# This is getting painful



## RangersRBack (Jan 9, 2006)

Not sure what the real answers are, everyone tells me something different. I bought a new 42" Samsung LCD HDTV. DirecTV gives me a good deal on the HR10-250 and I ask if I can go to a local store to buy it. They say sure. I go to 6th Avenue Electronics, and the salesman seems very knowledgeable. He says I only need a 3LNB dish. My house is in West Virginia. DirecTV says I need a 5LNB dish for DC locals because of MPEG 4. The salesman says MPEG 4 won't be available for a long time. I call DirecTV while at the store and they say I need the 5LNB now in order to receive DC locals. Then the salesman says their installer may be able to get a 5LNB dish in a week, maybe more. But I can get a 3LNB dish right now. What to do?

Also, the salesman said an HDMI connection from the Tivo to the TV is all I need for the best picture, but the cable is $125. $125!?! He says I only need one cable even though I have two tuners of course, with the Tivo. True?

Thanks.


----------



## stevel (Aug 23, 2000)

You can buy the HR10-250 at local stores. It does not need a 5-lnb dish and cannot receive MPEG4 locals.

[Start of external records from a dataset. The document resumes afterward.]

template <typename T, int BITS, bool ASYM, int STAGES>
__global__ void __launch_bounds__(G_THREADS, 1)
    gemm_kernel(const __grid_constant__ CUtensorMap tmap_x, const __grid_constant__ GemmSets S, int M, int K,
                int gshc) {
  using C = GemmCfg<BITS, STAGES>;
  using E = ET<T>;
  extern __shared__ uint8_t smem_raw[];
  const uint32_t smem_base = (smem_u32(smem_raw) + 1023u) & ~1023u;
  uint8_t* smem = smem_raw + (smem_base - smem_u32(smem_raw));

  const uint32_t sA = smem_base;
  const uint32_t sB = sA + STAGES * C::A_BYTES;
  const uint32_t sP = sB + STAGES * C::B_BYTES;
  const uint32_t sBar = sP + STAGES * C::P_BYTES;
  const uint32_t bar_full = sBar, bar_bready = sBar + 8 * STAGES, bar_empty = sBar + 16 * STAGES;

  int set = 0, tn = blockIdx.x;
  if (S.nsets > 1 && tn >= S.tn_end[0]) {
    set = (S.nsets > 2 && tn >= S.tn_end[1]) ? 2 : 1;
    tn -= S.tn_end[set - 1];
  }
  const int N = S.N[set];
  const uint4* __restrict__ packed = S.packed[set];
  const T* __restrict__ scales = reinterpret_cast<const T*>(S.scales[set]);
  const uint32_t* __restrict__ qzeros = S.qzeros[set];

  const int warp = threadIdx.x >> 5, lane = threadIdx.x & 31;
  const int NT = N >> 5;
  const int n0 = tn * G_BN, m0 = blockIdx.y * G_BM;
  const int nt0 = n0 >> 5;
  const int ntiles = min(4, NT - nt0);
  const int nkb = K / G_BK;

  if (threadIdx.x == 0) {
    prefetch_tmap(&tmap_x);
    for (int s = 0; s < STAGES; ++s) {
      mbar_init(bar_full + 8 * s, 1);
      mbar_init(bar_bready + 8 * s, G_DQ_THREADS);
      mbar_init(bar_empty + 8 * s, 1);
    }
    fence_mbar_init();
  }
  __syncthreads();

  if (warp == 8) {
    if (lane == 0) {
      const int FT = N >> 4, ft0 = n0 >> 4;
      const uint32_t pbytes4 = (uint32_t)min(8, FT - ft0) * 512u;
      const uint32_t pbytes8 = (uint32_t)ntiles * C::SUB * 512u;
      for (int kb = 0; kb < nkb; ++kb) {
        const int s = kb % STAGES;
        const uint32_t ph = (kb / STAGES) & 1;
        mbar_wait(bar_empty + 8 * s, ph ^ 1);
        const int g0 = (2 * kb) >> gshc, g1 = (2 * kb + 1) >> gshc;
        const int nrows = (g1 != g0) ? 2 : 1;
        const uint32_t sbytes = (uint32_t)min(G_BN, N - n0) * 2u, zbytes = ASYM ? sbytes / 4u : 0u;
        mbar_expect_tx(bar_full + 8 * s,
                       C::A_BYTES + (BITS == 4 ? pbytes4 + nrows * (sbytes + zbytes) : 2 * pbytes8));
        tma_load_2d(sA + s * C::A_BYTES, &tmap_x, bar_full + 8 * s, kb * G_BK, m0);
        if (BITS == 4) {
          bulk_load(sP + s * C::P_BYTES, packed + ((size_t)kb * FT + ft0) * 32, pbytes4, bar_full + 8 * s);
          for (int r = 0; r < nrows; ++r) {
            const int gr = r ? g1 : g0;
            bulk_load(sP + s * C::P_BYTES + 4096 + r * 320, scales + (size_t)gr * N + n0, sbytes, bar_full + 8 * s);
            if (ASYM)
              bulk_load(sP + s * C::P_BYTES + 4096 + r * 320 + 256, qzeros + (size_t)gr * (N >> 3) + (n0 >> 3),
                        zbytes, bar_full + 8 * s);
          }
        } else {
#pragma unroll
          for (int j = 0; j < 2; ++j)
            bulk_load(sP + s * C::P_BYTES + j * C::P_CHUNK_BYTES,
                      packed + ((size_t)(kb * 2 + j) * NT + nt0) * C::SUB * 32, pbytes8, bar_full + 8 * s);
        }
      }
    }
  } else if (warp < 4) {
    float acc[2][G_BN / 2];
#pragma unroll
    for (int mb = 0; mb < 2; ++mb)
#pragma unroll
      for (int i = 0; i < G_BN / 2; ++i) acc[mb][i] = 0.f;
    for (int kb = 0; kb < nkb; ++kb) {
      const int s = kb % STAGES;
      const uint32_t ph = (kb / STAGES) & 1;
      mbar_wait(bar_full + 8 * s, ph);
      mbar_wait(bar_bready + 8 * s, ph);
      wgmma_fence();
      const uint64_t bdesc = wgmma_desc_k_sw128(sB + s * C::B_BYTES);
      const uint64_t adesc = wgmma_desc_k_sw128(sA + s * C::A_BYTES);
#pragma unroll
      for (int k = 0; k < G_BK / 16; ++k) {
#pragma unroll
        for (int mb = 0; mb < 2; ++mb)
          Wgmma<E::FMT, G_BN>::mma(acc[mb], adesc + 512 * mb + 2 * k, bdesc + 2 * k, (kb | k) != 0 ? 1u : 0u);
      }
      wgmma_commit();
      wgmma_wait<1>();
      if (kb > 0 && threadIdx.x == 0) mbar_arrive(bar_empty + 8 * ((kb - 1) % STAGES));
    }
    wgmma_wait<0>();
#pragma unroll
    for (int mb = 0; mb < 2; ++mb) wgmma_fence_regs(acc[mb]);

    const T* __restrict__ bias = reinterpret_cast<const T*>(S.bias[set]);
    T* __restrict__ out = reinterpret_cast<T*>(S.out[set]);
#pragma unroll
    for (int mb = 0; mb < 2; ++mb) {
#pragma unroll
      for (int h = 0; h < 2; ++h) {
        const int row = m0 + 64 * mb + 16 * warp + (lane >> 2) + 8 * h;
        if (row >= M) continue;
        T* dst = out + (size_t)row * N;
#pragma unroll
        for (int j = 0; j < G_BN / 8; ++j) {
          const int col = n0 + 8 * j + 2 * (lane & 3);
          if (col >= N) continue;
          float f0 = acc[mb][4 * j + 2 * h], f1 = acc[mb][4 * j + 2 * h + 1];
          if (bias != nullptr) {
            f0 = E::to_f(E::from_f(f0)) + E::to_f(bias[col]);
            f1 = E::to_f(E::from_f(f1)) + E::to_f(bias[col + 1]);
          }
          *reinterpret_cast<uint32_t*>(dst + col) = E::pack2(f0, f1);
        }
      }
    }
  } else {
    const int t = threadIdx.x - G_MMA_THREADS;
    constexpr int PF = 32 / BITS;
    constexpr int ZSYM = 1 << (BITS - 1);
    if (BITS == 4) {
      const int lp = t & 31, g = lp >> 2, tt = lp & 3;
      int f[4];
      f[0] = (t >> 5) * 16 + g;
      f[1] = f[0] + 8;
      f[2] = f[0] + 64;
      f[3] = f[0] + 72;
      for (int kb = 0; kb < nkb; ++kb) {
        const int s = kb % STAGES;
        const uint32_t ph = (kb / STAGES) & 1;
        mbar_wait(bar_full + 8 * s, ph);
        const uint8_t* pst = smem + (sP - smem_base) + s * C::P_BYTES;
        const uint4* pj = reinterpret_cast<const uint4*>(pst);
        const int grow = ((2 * kb + (tt >> 1)) >> gshc) - ((2 * kb) >> gshc);
        const uint8_t* srow = pst + 4096 + grow * 320;
#pragma unroll
        for (int u = 0; u < 2; ++u) {
          const uint4 pv = pj[t + u * 128];
          const uint32_t s_lo = *reinterpret_cast<const uint16_t*>(srow + f[2 * u] * 2);
          const uint32_t s_hi = *reinterpret_cast<const uint16_t*>(srow + f[2 * u + 1] * 2);
          int zl = ZSYM, zh = ZSYM;
          if (ASYM) {
            const uint32_t zwl = *reinterpret_cast<const uint32_t*>(srow + 256 + (f[2 * u] >> 3) * 4);
            const uint32_t zwh = *reinterpret_cast<const uint32_t*>(srow + 256 + (f[2 * u + 1] >> 3) * 4);
            zl = (int)((zwl >> (4 * g)) & 15u);
            zh = (int)((zwh >> (4 * g)) & 15u);
          }
          uint4 lo[2], hi[2];
          Dequant<T, 4>::run(pv, s_lo, zl, s_hi, zh, lo, hi);
          const uint32_t sw = (uint32_t)g;
          const uint32_t rlo = sB + s * C::B_BYTES + f[2 * u] * 128;
          const uint32_t rhi = rlo + 8 * 128;
#pragma unroll
          for (int c = 0; c < 2; ++c) {
            const uint32_t off = (((uint32_t)(2 * tt + c)) ^ sw) << 4;
            asm volatile("st.shared.v4.u32 [%0], {%1,%2,%3,%4};" ::"r"(rlo + off), "r"(lo[c].x), "r"(lo[c].y),
                         "r"(lo[c].z), "r"(lo[c].w)
                         : "memory");
            asm volatile("st.shared.v4.u32 [%0], {%1,%2,%3,%4};" ::"r"(rhi + off), "r"(hi[c].x), "r"(hi[c].y),
                         "r"(hi[c].z), "r"(hi[c].w)
                         : "memory");
          }
        }
        fence_proxy_async_smem();
        mbar_arrive(bar_bready + 8 * s);
      }
    } else {
      const int n = n0 + t;
      const int nsafe = (n < N) ? n : 0;
      const int ntl = t >> 5;
      SZRaw cur[2], nxt[2];
      cur[0] = load_sz<T, BITS, ASYM>(scales, qzeros, 0, nsafe, N);
      cur[1] = load_sz<T, BITS, ASYM>(scales, qzeros, 1 >> gshc, nsafe, N);
      for (int kb = 0; kb < nkb; ++kb) {
        const int s = kb % STAGES;
        const uint32_t ph = (kb / STAGES) & 1;
        if (kb + 1 < nkb) {
          nxt[0] = load_sz<T, BITS, ASYM>(scales, qzeros, (2 * kb + 2) >> gshc, nsafe, N);
          nxt[1] = load_sz<T, BITS, ASYM>(scales, qzeros, (2 * kb + 3) >> gshc, nsafe, N);
        }
        mbar_wait(bar_full + 8 * s, ph);
        const uint32_t brow = sB + s * C::B_BYTES + t * 128;
        const uint32_t sw = (uint32_t)(t & 7);
#pragma unroll
        for (int j = 0; j < 2; ++j) {
          int z = ZSYM;
          if (ASYM) z = (int)((cur[j].zw >> (BITS * (nsafe % PF))) & ((1u << BITS) - 1));
          const uint4* pj = reinterpret_cast<const uint4*>(smem + (sP - smem_base) + s * C::P_BYTES +
                                                           j * C::P_CHUNK_BYTES);
#pragma unroll
          for (int h = 0; h < 2; ++h) {
            const uint4 pv = pj[(ntl * 2 + h) * 32 + lane];
            uint4 o[2];
            Dequant<T, 8>::run(pv, cur[j].s, z, o);
#pragma unroll
            for (int c = 0; c < 2; ++c) {
              const uint32_t addr = brow + (((uint32_t)(j * 4 + h * 2 + c) ^ sw) << 4);
              asm volatile("st.shared.v4.u32 [%0], {%1,%2,%3,%4};" ::"r"(addr), "r"(o[c].x), "r"(o[c].y),
                           "r"(o[c].z), "r"(o[c].w)
                           : "memory");
            }
          }
        }
        fence_proxy_async_smem();
        mbar_arrive(bar_bready + 8 * s);
        cur[0] = nxt[0];
        cur[1] = nxt[1];
      }
    }
  }
}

HDMI cables in stores are very expensive. You can get them online for much less. I've ordered with success from www.impactacoustics.com and www.cyberguys.com


----------



## LowPingBoy (Dec 26, 2005)

The HR10-250 comes with an HDMI cable that works just fine, and, yes, you only need one - it goes from the Tivo to your TV - which must have the appropriate input, HDMI or DVI. Saved $125 right there.

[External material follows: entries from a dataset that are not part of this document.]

# AaltoPML/PPBO

Measured on NVIDIA B200. Metric: ppbo_iteration_ms, lower is better.
Workload: dtype f64

## Files before the change

ppbo_b200/csrc/acq.cu:

```cuda
#include <algorithm>
#include <cmath>
#include <cstdlib>
#include <vector>

#include "../../include/ppbo_b200.h"
#include "common.cuh"
#include "gemm_f64.cuh"
#include "linalg.cuh"
#include "philox.cuh"

namespace ppbo {

extern int g_tuning[16];
int kernel_matvec(int kind, const double* X1, int n1, const double* X2, int n2, int D, const double* ls_h, double sigma_f,
                  const double* alpha, double* mu, double* partial, cudaStream_t st);
int kernel_matrix_raw(int kind, const double* X1, int n1, const double* X2, int n2, int D, const double* ls_h,
                      double sigma_f, double scale, double diag_add, double* out, long long ld, cudaStream_t st);

__global__ void __launch_bounds__(256) pred_diff_kernel(const double* __restrict__ Kc, long long ldk, int PT, int Q, int m,
                                                        const double* __restrict__ arrow, double* __restrict__ Ut,
                                                        long long ldu) {
    const int u = blockIdx.x * blockDim.x + threadIdx.x, p = blockIdx.y;
    if (u >= Q * m) return;
    const int q = u / m, j = u % m;
// ... 153 lines not shown
#pragma unroll
            for (int d = 0; d < RM_MAX_D; ++d)
                if (d < D) gl[d] = fma(c, w[d], gl[d]);
        }
        for (int o = 16; o > 0; o >>= 1) val += __shfl_xor_sync(0xffffffffu, val, o);
        if (lane == 0) red[warp][RM_MAX_D] = val;
#pragma unroll
        for (int d = 0; d < RM_MAX_D; ++d) {
            if (d < D) {
                double v = gl[d];
                for (int o = 16; o > 0; o >>= 1) v += __shfl_xor_sync(0xffffffffu, v, o);
                if (lane == 0) red[warp][d] = v;
            }
        }
        __syncthreads();
        if (tid <= D) {
            const int k = (tid == D) ? RM_MAX_D : tid;
            const double v = amp * ((red[0][k] + red[1][k]) + (red[2][k] + red[3][k]));
            if (tid == D) fval_s = v;
            else gv[tid] = v;
        }
        __syncthreads();
    };
    if (tid < D) x[tid] = fmin(fmax(x0[tid], 0.0), 1.0);
    __syncthreads();
    eval(x, g);
    double f = fval_s;
    double gmax = 0.0;
    for (int d = 0; d < D; ++d) gmax = fmax(gmax, fabs(g[d]));
    double t = 0.05 / fmax(gmax, 1e-12);
    int it = 0;
    for (; it < max_iter; ++it) {
        double pg = 0.0;
        for (int d = 0; d < D; ++d) pg = fmax(pg, fabs(fmin(fmax(x[d] + g[d], 0.0), 1.0) - x[d]));
        if (pg <= gtol) break;
        double ft = f, slope = 0.0;
        int tries = 0;
        for (;; ++tries) {
            __syncthreads();
            if (tid < D) xt[tid] = fmin(fmax(x[tid] + t * g[tid], 0.0), 1.0);
            __syncthreads();
            slope = 0.0;
            for (int d = 0; d < D; ++d) slope = fma(g[d], xt[d] - x[d], slope);
            eval(xt, gt);
            ft = fval_s;
            if (ft >= f + 1e-4 * slope || tries >= 30) break;
            t *= 0.5;
        }
        if (!(ft >= f)) break;
        double ss = 0.0, sy = 0.0;
        for (int d = 0; d < D; ++d) {
            const double sd = xt[d] - x[d], yd = gt[d] - g[d];
            ss = fma(sd, sd, ss);
            sy = fma(sd, yd, sy);
        }
        __syncthreads();
        if (tid < D) { x[tid] = xt[tid]; g[tid] = gt[tid]; }
        __syncthreads();
        f = ft;
        t = (sy < 0.0) ? fmin(fmax(-ss / sy, 1e-8), 1e4) : 2.0 * t;
        if (ss == 0.0) break;
    }
    if (tid < D) xout[(long long)blockIdx.x * D + tid] = x[tid];
    if (tid == 0) {
        fout[blockIdx.x] = f;
        if (iters_out) iters_out[blockIdx.x] = it;
    }
}
__global__ void rff_maximize_select_kernel(const double* __restrict__ xall, const double* __restrict__ fall, int S, int R, int D,
                                           double* __restrict__ xbest, double* __restrict__ fbest) {
    const int s = blockIdx.x * blockDim.x + threadIdx.x;
    if (s >= S) return;
    int br = 0;
    double bf = fall[(long long)s * R];
    for (int r = 1; r < R; ++r) {
        const double v = fall[(long long)s * R + r];
        if (v > bf) { bf = v; br = r; }
    }
    fbest[s] = bf;
    for (int d = 0; d < D; ++d) xbest[(long long)s * D + d] = xall[((long long)s * R + br) * D + d];
}

constexpr int FV_SLICES = 8, FV_COLS = 128;
__global__ void __launch_bounds__(256) rff_fvals_partial_kernel(const double* __restrict__ Phi, long long ld, int F, int N,
                                                                const double* __restrict__ omega, double* __restrict__ part,
                                                                const double* __restrict__ skip) {
    __shared__ double red[FV_COLS];
    if (skip && *skip != 0.0) return;
    const int c = threadIdx.x & (FV_COLS - 1), half = threadIdx.x >> 7;
    const int i = blockIdx.x * FV_COLS + c;
    const int per = (F + FV_SLICES - 1) / FV_SLICES;
    const int f0 = blockIdx.y * per, f1 = min(F, f0 + per);
    double s0 = 0.0, s1 = 0.0;
    if (i < N) {
        int f = f0 + half;
        for (; f + 2 < f1; f += 4) {
            s0 = fma(Phi[(long long)f * ld + i], omega[f], s0);
            s1 = fma(Phi[(long long)(f + 2) * ld + i], omega[f + 2], s1);
        }
        for (; f < f1; f += 2) s0 = fma(Phi[(long long)f * ld + i], omega[f], s0);
    }
    if (half == 1) red[c] = s0 + s1;
    __syncthreads();
    if (half == 0 && i < N) part[(long long)blockIdx.y * N + i] = (s0 + s1) + red[c];
}
__global__ void __launch_bounds__(256) rff_fvals_combine_kernel(const double* __restrict__ part, int N, double* __restrict__ y) {
    const int i = blockIdx.x * blockDim.x + threadIdx.x;
    if (i >= N) return;
    double s = 0.0;
#pragma unroll
    for (int k = 0; k < FV_SLICES; ++k) s += part[(long long)k * N + i];
    y[i] = s;
}
static int launch_rff_fvals(const double* Phi, long long ld, int F, int N, const double* omega, double* part, double* y,
                            cudaStream_t st, const double* skip = nullptr) {
    PPBO_CL rff_fvals_partial_kernel<<<dim3(ceil_div(N, FV_COLS), FV_SLICES), 256, 0, st>>>(Phi, ld, F, N, omega, part, skip);
    PPBO_CL rff_fvals_combine_kernel<<<ceil_div(N, 256), 256, 0, st>>>(part, N, y);
    PPBO_LAUNCH_CHECK();
    return PPBO_OK;
}
__global__ void __launch_bounds__(256) rff_grad_hess_kernel(const double* __restrict__ Phi, long long ld, int F, int Q, int m,
                                                            const double* __restrict__ omega, const double* __restrict__ beta,
                                                            const double* __restrict__ arrow, double* __restrict__ grad,
                                                            double* __restrict__ hdiag, const double* __restrict__ skip) {
    if (skip && *skip != 0.0) return;
    const int f = (blockIdx.x * blockDim.x + threadIdx.x) >> 5, lane = threadIdx.x & 31;
    if (f >= F) return;
    const double* ph = Phi + (long long)f * ld;
    const int N = Q * (m + 1), M = Q * m;
    double g = 0.0, h = 0.0;
    if (grad) for (int i = lane; i < N; i += 32) g = fma(beta[i], ph[i], g);
    if (hdiag)
        for (int u = lane; u < M; u += 32) {
            const int q = u / m, j = u % m;
            const double d = ph[(long long)q * (m + 1) + 1 + j] - ph[(long long)q * (m + 1)];
            h = fma(arrow[u], d * d, h);
        }
    for (int o = 16; o > 0; o >>= 1) {
        g += __shfl_xor_sync(0xffffffffu, g, o);
        h += __shfl_xor_sync(0xffffffffu, h, o);
    }
    if (lane == 0) {
        if (grad) grad[f] = -omega[f] + g;
        if (hdiag) hdiag[f] = -1.0 - h;
    }
}
__global__ void __launch_bounds__(256) rff_grad_kernel(const double* __restrict__ Phi, long long ld, int F, int N,
                                                       const double* __restrict__ omega, const double* __restrict__ beta,
                                                       double* __restrict__ grad, const double* __restrict__ skip) {
    __shared__ double part[8];
    if (skip && *skip != 0.0) return;
    const int warp = threadIdx.x >> 5, lane = threadIdx.x & 31;
    const int f = blockIdx.x * 2 + (warp >> 2), qtr = warp & 3;
    double g0 = 0.0, g1 = 0.0;
    if (f < F) {
        const double* ph = Phi + (long long)f * ld;
        const int per = ((N + 3) / 4 + 31) / 32 * 32, i0 = qtr * per, i1 = min(N, i0 + per);
        int i = i0 + lane;
        for (; i + 32 < i1; i += 64) {
            g0 = fma(beta[i], ph[i], g0);
            g1 = fma(beta[i + 32], ph[i + 32], g1);
        }
        if (i < i1) g0 = fma(beta[i], ph[i], g0);
    }
    double g = g0 + g1;
    for (int o = 16; o > 0; o >>= 1) g += __shfl_xor_sync(0xffffffffu, g, o);
    if (lane == 0) part[warp] = g;
    __syncthreads();
    if (threadIdx.x < 2) {
        const int ff = blockIdx.x * 2 + threadIdx.x;
        if (ff < F) grad[ff] = -omega[ff] + ((part[4 * threadIdx.x] + part[4 * threadIdx.x + 1]) + (part[4 * threadIdx.x + 2] + part[4 * threadIdx.x + 3]));
    }
}
__global__ void __launch_bounds__(256) rff_psi_kernel(const double* __restrict__ Phi, long long ld, int Q, int m,
                                                      const double* __restrict__ arrow, double* __restrict__ PsiT, long long ldp) {
    const int u = blockIdx.x * blockDim.x + threadIdx.x, f = blockIdx.y;
    if (u >= Q * m) return;
    const int q = u / m, j = u % m;
    const double* ph = Phi + (long long)f * ld;
    const double a = arrow[u];
    PsiT[(long long)f * ldp + u] = a > 0.0 ? sqrt(a) * (ph[(long long)q * (m + 1) + 1 + j] - ph[(long long)q * (m + 1)]) : 0.0;
}
__global__ void add_identity_kernel(double* __restrict__ A, long long ld, int n) {
    const int i = blockIdx.x * blockDim.x + threadIdx.x;
    if (i < n) A[(long long)i * ld + i] += 1.0;
}
__global__ void __launch_bounds__(1024) rff_scalars_kernel(const double* __restrict__ omega, const double* __restrict__ x, int F,
                                                           double* __restrict__ scal) {
    __shared__ double red[33];
    __shared__ double mx[2][32];
    double s = 0, m0 = 0, m1 = 0;
    for (int i = threadIdx.x; i < F; i += 1024) {
        s = fma(omega[i], omega[i], s);
        if (x) m0 = fmax(m0, fabs(x[i]));
        m1 = fmax(m1, fabs(omega[i]));
    }
    s = block_sum(s, red);
    for (int o = 16; o > 0; o >>= 1) {
        m0 = fmax(m0, __shfl_xor_sync(0xffffffffu, m0, o));
        m1 = fmax(m1, __shfl_xor_sync(0xffffffffu, m1, o));
    }
    if ((threadIdx.x & 31) == 0) { mx[0][threadIdx.x >> 5] = m0; mx[1][threadIdx.x >> 5] = m1; }
    __syncthreads();
    if (threadIdx.x == 0) {
        for (int w = 1; w < 32; ++w) { m0 = fmax(m0, mx[0][w]); m1 = fmax(m1, mx[1][w]); }
        scal[0] = -0.5 * s; scal[1] = m0; scal[2] = m1;
    }
}
__global__ void axpy_kernel(double* __restrict__ y, const double* __restrict__ x, double a, int n) {
    const int i = blockIdx.x * blockDim.x + threadIdx.x;
    if (i < n) y[i] += a * x[i];
}
__global__ void axpy_out_kernel(double* __restrict__ out, const double* __restrict__ y, const double* __restrict__ x, double a, int n) {
    const int i = blockIdx.x * blockDim.x + threadIdx.x;
    if (i < n) out[i] = y[i] + a * x[i];
}

int launch_lik_terms(const double* f, int Q, int m, double sigma, double* set_lik, double* beta, double* arrow, double* sa,
                     double* bvec, cudaStream_t st);
int launch_sum(const double* x, int n, double* out, cudaStream_t st);
int launch_linesearch_lik(const double* f, const double* df, int Q, int m, double sigma, double* part, cudaStream_t st);
constexpr int LS_STEPS = 8;
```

Don't know about the 5 vs. 3 lnb. An option you may want to consider is getting your locals off the air. But, if you need them from D*, and they are mpeg4 in your area think you'll be needing the 5 lnb.


----------



## JTAnderson (Jun 6, 2000)

LowPingBoy said:


> Don't know about the 5 vs. 3 lnb. An option you may want to consider is getting your locals off the air. But, if you need them from D*, and they are mpeg4 in your area think you'll be needing the 5 lnb.


Also be aware that the HR10-250 will not be able to receive MPEG4 channels. DIRECTV does not currently have a DVR capable of receiving MPEG4 channels.

If you can get HD locals over-the-air then the HR10-250 is a fine choice. If you cannot then the choice is not so clear.


----------



## TyroneShoes (Sep 6, 2004)

I think one way you can break it down is to answer the question: "Will I ever want to get the MPEG-4 locals? (MPEG-4-capable PVR or not)". If the answer is yes, I would certainly insist on the 5lnb dish. A week is not very long...you can do that standing on your head.


----------



## AbMagFab (Feb 5, 2001)

HR10-250 can not receive MPEG-4 anything, including locals. The 5-LNB dish is only useful for MPEG-4 locals (over the 3-LNB dish).

So if you're getting the HR10-250, don't bother with the 5-LNB dish. If you can't get HD locals over the air, then you won't be able to DVR them at all anyway, so you'd need another non-DVR HD receiver from DirecTV.

So:
1) Make sure you can receive HD locals OTA (if you care about HD locals). Your TV might have an ATSC tuner, so you can test with that.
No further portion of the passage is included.